# How to pronounce ä?



## nightwish_jose

Hola!!! Me llamo Jose Luis y les agradezco mucho que hayan puesto ese link de traductor en linea, me salvaron. graciass!!!!
Mi gran duda es si las palabras en fines se pronuncia tal cual de escriben. Por ejemplo cómo se pronuncia la a con dos puntos???? chauuuuuuu


----------



## jonquiliser

nightwish_jose said:


> hola!!! me lamo jose luis y les agradezco mucho que hayan puesto ese link de traductor en linea, me salvaron. graciass!!!!
> mi gran dua es si las palabras en fines se pronuncia tal cual de escriben.por ejemplo cómo se pronuncia la a con dos puntos?


 
Bueno, el finés es relativamente fonético, sí, aunque ningún idioma lo puede ser completamente.

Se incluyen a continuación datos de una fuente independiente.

template <bool PERNODE, bool BYCOMP, bool RAGGED = false>
__global__ void HQ_BK_ATTR __launch_bounds__(HQ_BK_THREADS, 4)
hq_k_brick(int32_t count, int32_t per_xcd, const hq_brick_unit* __restrict__ units, const int32_t* __restrict__ tab,
           const hq_real* __restrict__ u1g, const hq_real* __restrict__ u2g, hq_real* __restrict__ ung,
           const double* __restrict__ nt3, const int32_t* __restrict__ src_ptr, const int32_t* __restrict__ src_ent,
           const double* __restrict__ F, double dt2, hq_stencil_coef sc)
{
    __shared__ __align__(16) double s_w[2 * 3 * HQ_BK_PLANE];
    const int slot = (int)(blockIdx.x & 7) * per_xcd + (int)(blockIdx.x >> 3);
    if (slot >= count) return;
    const hq_brick_unit U = units[slot];
    const int nx = U.nx, ny = U.ny, np = U.np, nxy = nx * ny, nr = 2 * (nx + 2) + 2 * ny;
    const int t = threadIdx.x, lx = t & (HQ_BK_TX - 1), ly = t >> 6;
    const bool active = lx < nx && ly < ny;
    const int sidx = active ? ly * nx + lx : 0;
    const int myrow = (ly + 1) * HQ_BK_PY + lx + 1;
    const bool ring = t < nr;
    int rrow;
    {
        int rx, ry;
        if (t < nx + 2) { rx = t - 1; ry = -1; }
        else if (t < 2 * (nx + 2)) { rx = t - (nx + 2) - 1; ry = ny; }
        else if (t < 2 * (nx + 2) + ny) { rx = -1; ry = t - 2 * (nx + 2); }
        else { rx = nx; ry = t - 2 * (nx + 2) - ny; }
        rrow = (ry + 1) * HQ_BK_PY + rx + 1;
    }
    const int32_t* __restrict__ utab = tab + U.tab;
    const int rofs = ring ? t : 0;
    const int32_t* __restrict__ cap = utab + (int64_t)(np + 2) * nr;
    int32_t vOut = -1, vMid = RAGGED ? cap[sidx] : 0, vCur = RAGGED ? cap[nxy + sidx] : 0, vNext = 0;
    const int32_t id_lo = RAGGED ? (vMid >= 0 ? vMid : -vMid - 2) : cap[sidx];
    const double beta = U.beta;
    double P[6], Q[2];
// ... 157 lines not shown
    }
#undef HQ_BK_LOAD
#undef HQ_BK_PUT
}


#define HQ_BH_LDS (8 * (2 * 2 * 3 * HQ_BH_ROWS + 6 * HQ_BH_THREADS))
#ifndef HQ_BH_ABL
#define HQ_BH_ABL 0
#endif

static __device__ __forceinline__ double hq_dpp_from_next_lane(double v)
{
    int lo = __double2loint(v), hi = __double2hiint(v);
    lo = __builtin_amdgcn_update_dpp(0, lo, 0x130, 0xf, 0xf, true);
    hi = __builtin_amdgcn_update_dpp(0, hi, 0x130, 0xf, 0xf, true);
    return __hiloint2double(hi, lo);
}

static __device__ __forceinline__ int64_t hq_rag_node(int32_t v) { return v >= 0 ? (int64_t)v : (v <= -2 ? (int64_t)(-v - 2) : (int64_t)0); }

template <bool PACKED, bool RAGGED = false>
__global__ void __launch_bounds__(HQ_BH_THREADS, HQ_BH_WAVES == 12 ? 3 : 4)
hq_k_brick_het(int32_t count, int32_t per_xcd, const hq_brick_unit* __restrict__ units, const int32_t* __restrict__ tab,
               const void* __restrict__ coef_any, const hq_real* __restrict__ u1g, const hq_real* __restrict__ u2g,
               hq_real* __restrict__ ung, const double* __restrict__ nt3, const int32_t* __restrict__ src_ptr,
               const int32_t* __restrict__ src_ent, const double* __restrict__ F, double dt2, hq_mat_const mat)
{
    extern __shared__ __align__(16) double s_het[];
    hq_lds_double* const img = (hq_lds_double*)s_het;
    hq_lds_double* const xch = img + 2 * 2 * 3 * HQ_BH_ROWS;
    const int slot = (int)(blockIdx.x & 7) * per_xcd + (int)(blockIdx.x >> 3);
    if (slot >= count) return;
    const hq_brick_unit U = units[slot];
    const int nx = U.nx, ny = U.ny, np = U.np, nxy = nx * ny, nr = 2 * (nx + 2) + 2 * ny;
    const int t = threadIdx.x, lx = t & 63, ly = t >> 6;
    const bool owner = lx < nx && ly < ny;
    const int sidx = owner ? ly * nx + lx : 0;
    const int myrow = (ly + 1) * HQ_BH_PY + lx + 1;
    const int row0 = ly * HQ_BH_PY + lx;
    const int rq = ly == HQ_BH_WAVES - 1 ? lx : (lx >= 62 ? 64 + 2 * ly + (lx - 62) : -1);
    const bool ringA = rq >= 0 && rq < nr, ringB = rq >= 0 && rq + HQ_BH_NRT < nr;
    auto ring_row = [&](int r) {
        int rx, ry;
        if (r < nx + 2) { rx = r - 1; ry = -1; }
        else if (r < 2 * (nx + 2)) { rx = r - (nx + 2) - 1; ry = ny; }
        else if (r < 2 * (nx + 2) + ny) { rx = -1; ry = r - 2 * (nx + 2); }
        else { rx = nx; ry = r - 2 * (nx + 2) - ny; }
        return (ry + 1) * HQ_BH_PY + rx + 1;
    };
    const int rrowA = ringA ? ring_row(rq) : 0, rrowB = ringB ? ring_row(rq + HQ_BH_NRT) : 0;
    const int32_t* __restrict__ rtabA = tab + U.tab + (ringA ? rq : 0);
    const int32_t* __restrict__ rtabB = tab + U.tab + (ringB ? rq + HQ_BH_NRT : 0);
    const int32_t* __restrict__ cap = tab + U.tab + (int64_t)(np + 2) * nr;
    const int64_t id_lo = RAGGED ? 0 : cap[sidx], id_hi = RAGGED ? 0 : cap[nxy + sidx];
    int32_t vload = RAGGED ? cap[sidx] : 0, vnext = RAGGED ? cap[nxy + sidx] : 0, idA = -1, idB = -1;
// ... 210 lines not shown
        rec.push_back({ P->h_slot[k], (int32_t)(loaded[i] - P->h_first[k]), i });
    }
    if (rec.empty()) return 0;
    std::sort(rec.begin(), rec.end());
    std::vector<int32_t> ptr((size_t)P->nunits + 1, 0), ent(rec.size() * 2);
    for (auto& r : rec) ptr[(size_t)r[0] + 1]++;
    for (int32_t u = 0; u < P->nunits; u++) ptr[(size_t)u + 1] += ptr[(size_t)u];
    for (size_t k = 0; k < rec.size(); k++) { ent[2 * k] = rec[k][1]; ent[2 * k + 1] = rec[k][2]; }
    if (hipMalloc((void**)&P->d_src_ptr, 4 * ptr.size()) != hipSuccess) { P->d_src_ptr = nullptr; return -2; }
    if (hipMalloc((void**)&P->d_src_ent, 4 * ent.size()) != hipSuccess) {
        hipFree(P->d_src_ptr); P->d_src_ptr = nullptr; P->d_src_ent = nullptr;
        return -2;
    }
    if (hipMemcpy(P->d_src_ptr, ptr.data(), 4 * ptr.size(), hipMemcpyHostToDevice) != hipSuccess ||
        hipMemcpy(P->d_src_ent, ent.data(), 4 * ent.size(), hipMemcpyHostToDevice) != hipSuccess) {
        hipFree(P->d_src_ptr); hipFree(P->d_src_ent); P->d_src_ptr = nullptr; P->d_src_ent = nullptr;
        return -3;
    }
    *bytes += (int64_t)(4 * ptr.size() + 4 * ent.size());
    return 0;
}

La _ä_ se pronuncia como una _e_ abierta - si escuchas un gallego (de alguna zona rural, eso sí) oirás un sonido muy parecido


----------



## Outsider

O como una _è_ francesa o italiana (alfabeto fonético internacional [E]).


----------



## Wynn Mathieson

Outsider said:


> O como una _è_ francesa o italiana (alfabeto fonético internacional [E]).


¿¡!?

Para mí, la *ä* finlandesa es una /æ/ ( v. alfabeto fonético internacional) -- es decir, mas o menos como la "a" de las palabras inglesas (más bien que norteamaricanas)  _cat_ o _hat_.

W


----------